Oiga, Maestro, repítale las fórmulas para que no lo tachen de pusilánime, ni de gris, ni de machacón. Digo –dice el Maestro- que “nunca se acepta lo que viene en forma de imposición injuriosa; se acepta lo que viene en forma de razonado consejo”. Pero, a fin de cuentas, qué nos toca hoy, cuando usted ya no está. “Toca a la prensa encaminar, explicar, enseñar, guiar, dirigir; tócale examinar los conflictos, no irritarlos con un juicio apasionado”. Sí; será necesario que la prensa salga “cada mañana por la ciudad como un viento duende, levantando caretas”, porque “no puede ser, en estos tiempos de creación, mero vehículo de noticias, ni mera sierva de intereses…”.

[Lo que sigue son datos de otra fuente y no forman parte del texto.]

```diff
@@ -74,8 +74,8 @@
   p.wb_rec = p.two_stage ? al(sb2st_record_bytes(n)) : 0;
   p.wb_q1prep = p.two_stage ? al(ormtr_prep_bytes(n)) : 0;
   p.x0 = p.mat;
-  const size_t phase_a = al(p.sygst_dbl * 8) + p.potrf_wb + al(p.wb_sytrd) + 512;
-  p.x1 = phase_a;
+  p.phase_a = al(p.sygst_dbl * 8) + p.potrf_wb + al(p.wb_sytrd) + 512;
+  p.x1 = p.phase_a;
   if (values_only) {
     p.zcols = 0; p.zmat = 0; p.wb_stedc = 0; p.wb_ormtr = 0; p.wb_rec = 0; p.wb_q1prep = 0;
     if (al(stebz_work_bytes(n)) > p.x1) p.x1 = al(stebz_work_bytes(n));
@@ -120,12 +120,19 @@
   StageTimer tm;
   bool timing = false;
   int evi = 0;
-  void mark() { if (timing) (void)hipEventRecord(tm.ev[evi++], s); }
+  void mark(hipStream_t st = nullptr) { if (timing) (void)hipEventRecord(tm.ev[evi++], st ? st : s); }
+  int overlap = 0;
+  double *work2 = nullptr;
+  hipEvent_t ev_tail = nullptr;
+  bool tail_open = false;
+  bool side_used = false;
+  void join_side();
   double sigma = 1.0;
   bool band_input = false;
   bool two_stage_done = false, window_too_small = false;
   double rescued_panels = 0.0;
   int zslab = 0;
+  int run_stages(), run_front(double *dL, int ldl, double *dC, int ldc, int *info);
   int stage_in_A(), stage_in_B(), reduce(), tridiagonalise(), chase_with_repeat(), count_window(), values_tail(),
       divide_and_conquer(), stage_out(), finish(bool full), slab_width(int c0) const;
   void cholesky(), a_out(), back_transform(), recover(), z_out(int c0, int nc), exchange_rows();
@@ -181,9 +188,29 @@
   char *sytrd_arena = x1 + al(pl.sygst_dbl * 8) + pl.potrf_wb + 256;
   sytrd_work = two_stage ? nullptr : choose_sytrd_scratch(n, ld, x0, sytrd_arena, dd, pl.wb_sytrd);
   timing = stage_seconds && n_stages > 0;
+  if (problem == 1 && itype == 1 && pl.potrf_rl && !dist && !cell && !pipe && g_ctx.stream2 && n / 256 < 256 &&
+      sygst_first_split(n) > 0 && pl.x1 >= pl.phase_a + al((size_t)256 * ld * 8)) {
+    overlap = overlap_mask();
+    work2 = (double *)(x1 + pl.phase_a);
+  }
 }
 
 int Path::run() {
+  const int r = run_stages();
+  join_side();
+  return r;
+}
+
+void Path::join_side() {
+  if (!side_used) return;
+  static hipEvent_t ev = nullptr;
+  if (!ev && hipEventCreateWithFlags(&ev, hipEventDisableTiming) != hipSuccess) { (void)hipStreamSynchronize(g_ctx.stream2); return; }
+  (void)hipEventRecord(ev, g_ctx.stream2);
+  (void)hipStreamWaitEvent(s, ev, 0);
+  side_used = false;
+}
+
+int Path::run_stages() {
   if (rc) return rc;
   if (timing) EK_TRY(tm.init());
   EK_HIP_CHECK(hipMemsetAsync(g_ctx.d_info, 0, 4 * sizeof(int), s));
@@ -194,7 +221,7 @@
   EK_TRY(stage_in_B());
   mark();
   cholesky();
-  mark();
+  mark(tail_open ? g_ctx.stream2 : s);
   if (pipe) {
     EK_TRY(stage_in_A());
     if (problem == 1) {
@@ -219,6 +246,22 @@
   return finish(true);
 }
 
+int Path::run_front(double *hL, int ldl, double *hC, int ldc, int *info) {
+  if (rc) return rc;
+  EK_HIP_CHECK(hipMemsetAsync(g_ctx.d_info, 0, 4 * sizeof(int), s));
+  EK_HIP_CHECK(hipMemsetAsync(wV, 0, (size_t)ld * ld * 8, s));
+  EK_HIP_CHECK(hipMemsetAsync(dd, 0, 4 * al((size_t)ld * 8), s));
+  EK_TRY(stage_in_A());
+  EK_TRY(stage_in_B());
+  cholesky();
+  EK_TRY(reduce());
+  join_side();
+  EK_HIP_CHECK(hipGetLastError());
+  EK_TRY(d2h_matrix(n, n, wB, ld, hL, ldl, s));
+  EK_TRY(d2h_matrix(n, n, wA, ld, hC, ldc, s));
+  return fetch_info(info);
+}
+
 int Path::stage_in_B() {
   if (problem != 1) return 0;
   if (pipe) EK_TRY(pipe_wait_in(pipe, 0));
@@ -251,19 +294,33 @@
 }
 
 void Path::cholesky() {
+  PotrfSplit split;
   if (problem == 1) {
     if (dist && g_comm.nranks >= dist_min_ranks()) {
       const PotrfMember me{wB, ld, dInv, g_ctx.d_info, pwork, g_comm.rank};
       potrf_lower_dist(s, g_ctx.stream2, n, 1, &me, team_exchange(0));
     } else if (pl.potrf_rl) {
-      potrf_lower_rl(s, g_ctx.stream2, n, wB, ld, dInv, g_ctx.d_info, pwork);
+      split.ready_cols = (overlap & kOverlapTail) ? sygst_first_split(n) : 0;
+      potrf_lower_rl(s, g_ctx.stream2, n, wB, ld, dInv, g_ctx.d_info, pwork, &split);
     } else {
       potrf_lower(s, n, wB, ld, dInv, g_ctx.d_info, twork);
     }
   }
   if (problem == 1 && n >= 256 && (itype == 1 || (itype == 2 && !values_only))) {
-    trtri256_blocks(s, n, wB, ld, dInv, inv256, twork);
+    if (split.cstar > 0) {
+      trtri256_blocks(s, n, wB, ld, dInv, inv256, twork, 0, split.cstar / 256);
+      trtri256_blocks(g_ctx.stream2, n, wB, ld, dInv, inv256, work2, split.cstar / 256, -1);
+    } else {
+      trtri256_blocks(s, n, wB, ld, dInv, inv256, twork);
+    }
     trsm_register_inv256(dInv, inv256, n);
+  }
+  if (split.cstar > 0) {
+    static hipEvent_t ev = nullptr;
+    if (!ev) (void)hipEventCreateWithFlags(&ev, hipEventDisableTiming);
+    (void)hipEventRecord(ev, g_ctx.stream2);
+    ev_tail = ev;
+    tail_open = side_used = true;
   }
 }
 
@@ -273,7 +330,15 @@
     const SygstMember me{wA, ld, wB, ld, dInv, twork, sscr, g_comm.rank};
     sygst_lower_dist(s, n, 1, &me, team_exchange(0));
   } else if (itype == 1) {
-    sygst_lower(s, n, wA, ld, wB, ld, dInv, twork, sscr);
+    SygstSide side;
+    if (overlap) {
+      side.s2 = g_ctx.stream2; side.work2 = work2;
+      side.tail = tail_open ? ev_tail : nullptr;
+      side.forks = (overlap & kOverlapForks) != 0;
+      if (side.forks) side_used = true;
+    }
+    sygst_lower(s, n, wA, ld, wB, ld, dInv, twork, sscr, &side);
+    tail_open = false;
   } else {
     trmm_diag_blocks(s, n, wB, ld, wV);
     sygst2_lower(s, n, wA, ld, wB, ld, wV, twork, sscr);
@@ -513,6 +578,33 @@
 }
 
 extern "C" {
+
+int ek_hip_debug_front(int n, const double *A, int lda, const double *B, int ldb, double *L, int ldl, double *C, int ldc,
+                       int *info) {
+  if (n < 1) return -1;
+  if (!A) return -2;
+  if (lda < n) return -3;
+  if (!B) return -4;
+  if (ldb < n) return -5;
+  if (!L) return -6;
+  if (ldl < n) return -7;
+  if (!C) return -8;
+  if (ldc < n) return -9;
+  if (!info) return -10;
+  int rc = ensure_init(); if (rc) return rc;
+  std::lock_guard<std::mutex> lk(g_mu);
+  DevMem mem;
+  double *dA = nullptr, *dB = nullptr, *dZ = nullptr, *dw = nullptr;
+  EK_TRY(mem.alloc(&dA, (size_t)n * n * 8)); EK_TRY(mem.alloc(&dB, (size_t)n * n * 8));
+  EK_TRY(mem.alloc(&dZ, (size_t)n * n * 8)); EK_TRY(mem.alloc(&dw, (size_t)n * 8));
+  EK_TRY(h2d_matrix(n, n, A, lda, dA, n, g_ctx.stream));
+  EK_TRY(h2d_matrix(n, n, B, ldb, dB, n, g_ctx.stream));
+  Path path(path_call(1, n, n, dA, n, dB, n, dw, dZ, n, nullptr, 0));
+  rc = path.run_front(L, ldl, C, ldc, info);
+  path.join_side();
+  const hipError_t e = hipStreamSynchronize(g_ctx.stream);
+  return rc ? rc : hip_rc(e);
+}
 
 int ek_hip_solve_device(int problem, int n, int n_vec, double *dA, int lda, double *dB, int ldb,
                         double *dw, double *dZ, int ldz, double *stage_seconds, int n_stages) {
diff --git a/eigenkernel_amd/solver.py b/eigenkernel_amd/solver.py
--- a/eigenkernel_amd/solver.py
+++ b/eigenkernel_amd/solver.py
@@ -212,6 +212,8 @@
         "ek_hip_debug_stage_leaves256": (c_int, [c_int]),
         "ek_hip_debug_set_sygst_direct": (c_int, [c_int]),
         "ek_hip_debug_sygst_scratch": (c_ull, [c_int, ctypes.POINTER(c_ull)]),
+        "ek_hip_debug_set_overlap": (c_int, [c_int]),
+        "ek_hip_debug_front": (c_int, [c_int, _dp, c_int, _dp, c_int, _dp, c_int, _dp, c_int, _ip]),
         "ek_hip_solve_sparse": (c_int, [c_int, c_int, c_int, c_ll, _ip, _dp, c_ll, _ip, _dp, _dp, _dp, _ip,
                                         c_int, c_int, c_int, c_int, _dp, c_int]),
         "ek_hip_check_sparse_device": (c_int, [c_int, c_int, c_ll, _ip, _dp, c_ll, _ip, _dp, vp, vp, c_int,
@@ -275,6 +277,7 @@
     "ek_hip_check_xvbatched_device", "ek_hip_check_xvbatched", "ek_hip_check_sygv_xvbatched_device",
     "ek_hip_check_sygv_xvbatched", "ek_hip_debug_check_xvbatched_last",
     "ek_hip_debug_stage_leaves256", "ek_hip_debug_set_sygst_direct", "ek_hip_debug_sygst_scratch",
+    "ek_hip_debug_set_overlap", "ek_hip_debug_front",
     "ek_hip_solve_sparse", "ek_hip_check_sparse_device", "ek_hip_check_sparse", "ek_hip_sparse_to_dense",
     "ek_hip_debug_sparse_check_workspace_bytes", "ek_hip_debug_sparse_csr",
     "ek_hip_eigenpairs_window_batched_device", "ek_hip_eigenpairs_window_batched", "ek_hip_debug_window_batched_chunk",
@@ -626,6 +629,27 @@
 
 def set_sygst_direct(order=0):
     return int(load_library().ek_hip_debug_set_sygst_direct(int(order)))
+
+
+OVERLAP_TAIL, OVERLAP_FORKS = 1, 2
+OVERLAP_ALL = OVERLAP_TAIL | OVERLAP_FORKS
+
+
+def set_overlap(mask=OVERLAP_ALL):
+    return int(load_library().ek_hip_debug_set_overlap(int(mask)))
+
+
+def front(A, B):
+    lib = load_library()
+    A, B = _farr(A), _farr(B)
+    n = A.shape[0]
+    L = np.zeros((n, n), order="F")
+    C = np.zeros((n, n), order="F")
+    info = ctypes.c_int(0)
+    rc = lib.ek_hip_debug_front(n, _P(A), n, _P(B), n, _P(L), n, _P(C), n, ctypes.byref(info))
+    if rc != 0:
+        raise RuntimeError("ek_hip_debug_front failed: %d" % rc)
+    return L, C, int(info.value)
 
 
 def sygst_scratch(n):
diff --git a/include/ek_hip_debug.h b/include/ek_hip_debug.h
--- a/include/ek_hip_debug.h
+++ b/include/ek_hip_debug.h
@@ -66,6 +66,9 @@
 int ek_hip_debug_stage_leaves256(int mode);
 int ek_hip_debug_set_sygst_direct(int order);
 unsigned long long ek_hip_debug_sygst_scratch(int n, unsigned long long *need );
+int ek_hip_debug_set_overlap(int mask);
+int ek_hip_debug_front(int n, const double *A, int lda, const double *B, int ldb, double *L, int ldl, double *C, int ldc,
+                       int *info);
 
 int ek_hip_debug_fail_next_chase(int times);
 
```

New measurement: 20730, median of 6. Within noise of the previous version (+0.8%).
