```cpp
struct ExtraArgs {
    int maps;
    uint32_t plane;
    float x0, y0, binx, biny;
    uint32_t nx, ny;
    unsigned long long *map_packed;
    unsigned long long *map_rec;
    const uint32_t *item_run;
    uint32_t rec_frame0, rec_stride;
    const float4 *dyn;
    int bin_core;
    float inv_binx, inv_biny;
    int axis;
    int tw;
    unsigned long long *tw_sums;
    unsigned long long *tw_cnts;
    unsigned long long tw_row0;
    float sin_tet, cos_tet, sin_ch3, cos_ch3, sin_half, cos_half;
    int geom_kind, geom_invert, geom_orient;
    float geom_thr;
    const float *shapes;
// ... 325 lines not shown
    __shared__ uint32_t l_slot_run[kBlock];
    __shared__ uint32_t l_slot_id[kBlock];
    using S = TiledStage<G, NPF, false, PBC, LEAF, AXIS>;
    FrameArgs a = a_in;
    a.xyz = xyz; a.box9 = box9; a.aflags = aflags; a.arow = arow;
    const uint32_t tile_id = blockIdx.x % n_tiles, chunk = blockIdx.x / n_tiles;
    const Tile t = tiles[tile_id];
    const uint32_t tid = threadIdx.x;
    const uint32_t sk = tid / S::TPF, si = tid % S::TPF;
    const bool active = tid < t.n_items;
    Item it{0, 0, 0, 0, 0};
    if (active) {
        it = items[t.item0 + tid];
        const uint32_t run = e.item_run[t.item0 + tid];
        if ((run >> 16) == tid) l_slot_run[it.lslot] = run;
    }
    const uint32_t f_begin = a.frame0 + chunk * a.frames_per_chunk;
    const uint32_t f_end = min(a.n_frames, f_begin + a.frames_per_chunk);
    unsigned long long words[kRecFrames], mwords[MAPS ? kRecFrames : 1];
    TiledMapOut mo{};
    if (MAPS) {
        mo.plane = e.plane; mo.x0 = e.x0; mo.y0 = e.y0; mo.binx = e.binx; mo.biny = e.biny; mo.nx = e.nx; mo.ny = e.ny;
        mo.bin_core = e.bin_core; mo.words = mwords; mo.ticks = words;
    } else {
        mo.nx = 0;
        mo.words = words;
    }
    SampleAcc acc;
    int bad = 0;
    uint32_t nan_which = 0, nan_frame = kNoNan;
    v4f pre[NPF];
    const uint32_t my_slot = tid < t.n_slots ? tile_slots[t.slot0 + tid] : 0u;
    l_slot_id[tid] = my_slot;
    uint2 own = make_uint2(0u, 0u), my_head = make_uint2(0u, 0xffffffffu);
    if (MOM) {
        own = a.own[tile_id];
        const uint32_t hq = a.own_head_begin[tile_id] + (tid & 63u);
        if (hq < a.own_head_begin[tile_id + 1u]) my_head = a.own_heads[hq];
    }
    if (f_begin + G <= f_end) S::template load<false>(a, t, f_begin, f_end, sk, si, pre);
    for (uint32_t fs = f_begin; fs < f_end; fs += G) {
        const bool full = fs + G <= f_end;
        bool finite;
        if (full) {
            finite = S::template store<false, MOM>(a, t, fs, f_end, sk, si, pre, lds, lw);
        } else {
            S::template load<true>(a, t, fs, f_end, sk, si, pre);
            finite = S::template store<true, MOM>(a, t, fs, f_end, sk, si, pre, lds, lw);
        }
        __syncthreads();
        if (full && fs + 2u * G <= f_end) S::template load<false>(a, t, fs + G, f_end, sk, si, pre);
        if (MOM && fs + sk < f_end) {
            static_assert(!MOM || (uint32_t)G * 64u == kBlock, "a wave per frame slot");
            tiled_moments(a, t, own, tile_id, n_tiles, fs + sk, lds + (size_t)sk * lw, finite, my_head);
        }
#pragma unroll
        for (uint32_t k = 0; k < kRecFrames; k++) { words[k] = kMapNoSample; if (MAPS) mwords[k] = kMapNoSample; }
        if (active) {
            if (full) S::template compute<MAPS ? 3 : 2>(a, t, it, fs, lds, lw, acc, bad, nan_which, nan_frame, &mo);
            else S::template compute_tail<MAPS ? 3 : 2>(a, t, it, fs, f_end, lds, lw, acc, bad, nan_which, nan_frame, &mo);
        }
        if constexpr (MAPS) rec_store(e, tile_id, fs, tid, mwords);
#pragma unroll
        for (uint32_t k = 0; k < kRecFrames; k++) {
            l_tick[k][tid] = (int)(uint32_t)words[k];
            l_side[k][tid] = words[k] == kMapNoSample ? (uint8_t)2 : (uint8_t)(words[k] >> 32);
        }
        __syncthreads();
        for (uint32_t w = tid; w < kRecFrames * t.n_slots; w += kBlock) {
            const uint32_t k = w % kRecFrames, ls = w / kRecFrames;
            if (fs + k >= f_end) continue;
            const uint32_t run = l_slot_run[ls], tid0 = run >> 16, n = run & 0xffffu;
            int s_all = 0, s_low = 0;
            uint32_t n_all = 0, n_low = 0;
            for (uint32_t j = 0; j < n; j++) {
                const uint32_t side = l_side[k][tid0 + j];
                const int tick = l_tick[k][tid0 + j];
                if (side == 2u) continue;
                s_all += tick; n_all += 1u;
                if (side == 1u) { s_low += tick; n_low += 1u; }
            }
            if (!n_all) continue;
            const uint32_t slot = l_slot_id[ls];
            const size_t row = ((size_t)e.tw_row0 + fs + k) * 3u * a.n_acc;
            atomicAdd(&e.tw_sums[row + slot], (unsigned long long)(long long)s_all);
            atomicAdd(&e.tw_cnts[row + slot], (unsigned long long)n_all);
            if (LEAF) {
                const uint32_t n_up = n_all - n_low;
                if (n_up) {
                    atomicAdd(&e.tw_sums[row + (size_t)a.n_acc + slot], (unsigned long long)(long long)(s_all - s_low));
                    atomicAdd(&e.tw_cnts[row + (size_t)a.n_acc + slot], (unsigned long long)n_up);
                }
// ... 820 lines not shown
```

Ha dicho Martí. Y se va a llenar de vida una cuartilla para Patria. Porque nunca creyó tanto en el periódico, el Apóstol que lo usó para convocar a la guerra, para fustigar a los enemigos de la independencia y la justicia, para exaltar la ética. Y de Playita de Cajobabo, te marchas como oyéndole envuelto en fervor aquella última definición: “…El periódico es la vida”.
Más no parece simple acabar de entenderlo. Ni programar en el orden del día la urgencia de que la prensa salga “cada mañana por la ciudad como un viento duende, levantando caretas”… Cuesta, sí, entenderlo y seguir el imperativo martiano, concebido incluso para los tiempos ardientes de hoy. Sin embargo, lo entendió uno de sus hijos más preclaros. Lo comprendió Fidel. ¿Cuándo Fidel no comprendió el papel del periodismo? ¿Cuando se negó a compartir con nosotros? ¿Cuándo no intentó facilitarnos nuestra labor?
Desde la modestia que él nos ejemplificó con su delicadeza, su generosidad, su interés por todos y todo, desde esa modestia recuerdas las dos veces que viajaste con Fidel al exterior. ¿Y quieres decir acaso que era difícil cubrir las actividades de Fidel en el extranjero? Si, era difícil, al menos te resultó difícil por la brevedad del viaje, o por el intenso programa oficial a que él debía someterse. Junto a los demás colegas te ajustabas a la norma: eres periodistas, y sabes que nuestra tarea era informar de su presencia en ciudad tan hostil como Nueva York, o el Santiago de Chile, que entonces se recomponía de los pisotones de las botas militares.. Y buscabas y rebuscabas. Preguntabas a su ayudante, o al viceministro del Exterior… Siempre había fuentes junto a él que valoraban el empeño del periodista.
Al menos tú, que debías publicar en Bohemia después del regreso, estabas obligado a no repetir lo dicho por Granma, la radio o la TV. En fin, te las arreglabas para encontrar el detalle que otros no habían visto, o el enfoque opacado por luces más fuertes en apariencias… Y tus textos, para 10 ó 15 páginas se publicaban días más tarde, sin que Fidel o alguien de su cercanía los revisara. Nunca Fidel pidió hacerlo. Respetó siempre a los periodistas Y confió en nosotros. Era, en verdad, nuestro colega.
Lo ves a la claridad del 14 de Marzo. Ese día Patria y Revolución, Martí y Fidel se juntan en un abrazo para advertir: Ah, hermanos, el romanticismo no se quedó como lápida en el sepulcro de una época encartonada en infolios. Para nosotros, el periodismo es un deber fuera del tiempo y dentro de todos los tiempos.
Ahora, aquel poeta de sedosos suspiros, ahora soldado, lleva a sus espaldas la mochila pesada, y en su hombro izquierdo el fusil, que casi lo iguala en estatura. Mientras, a su lado, Fidel espera el momento cuando la Historia le entregue la vanguardia de la nueva y la misma revolución martiana, para empezar a transformar nuestras ideas y vivificar nuestros sueños.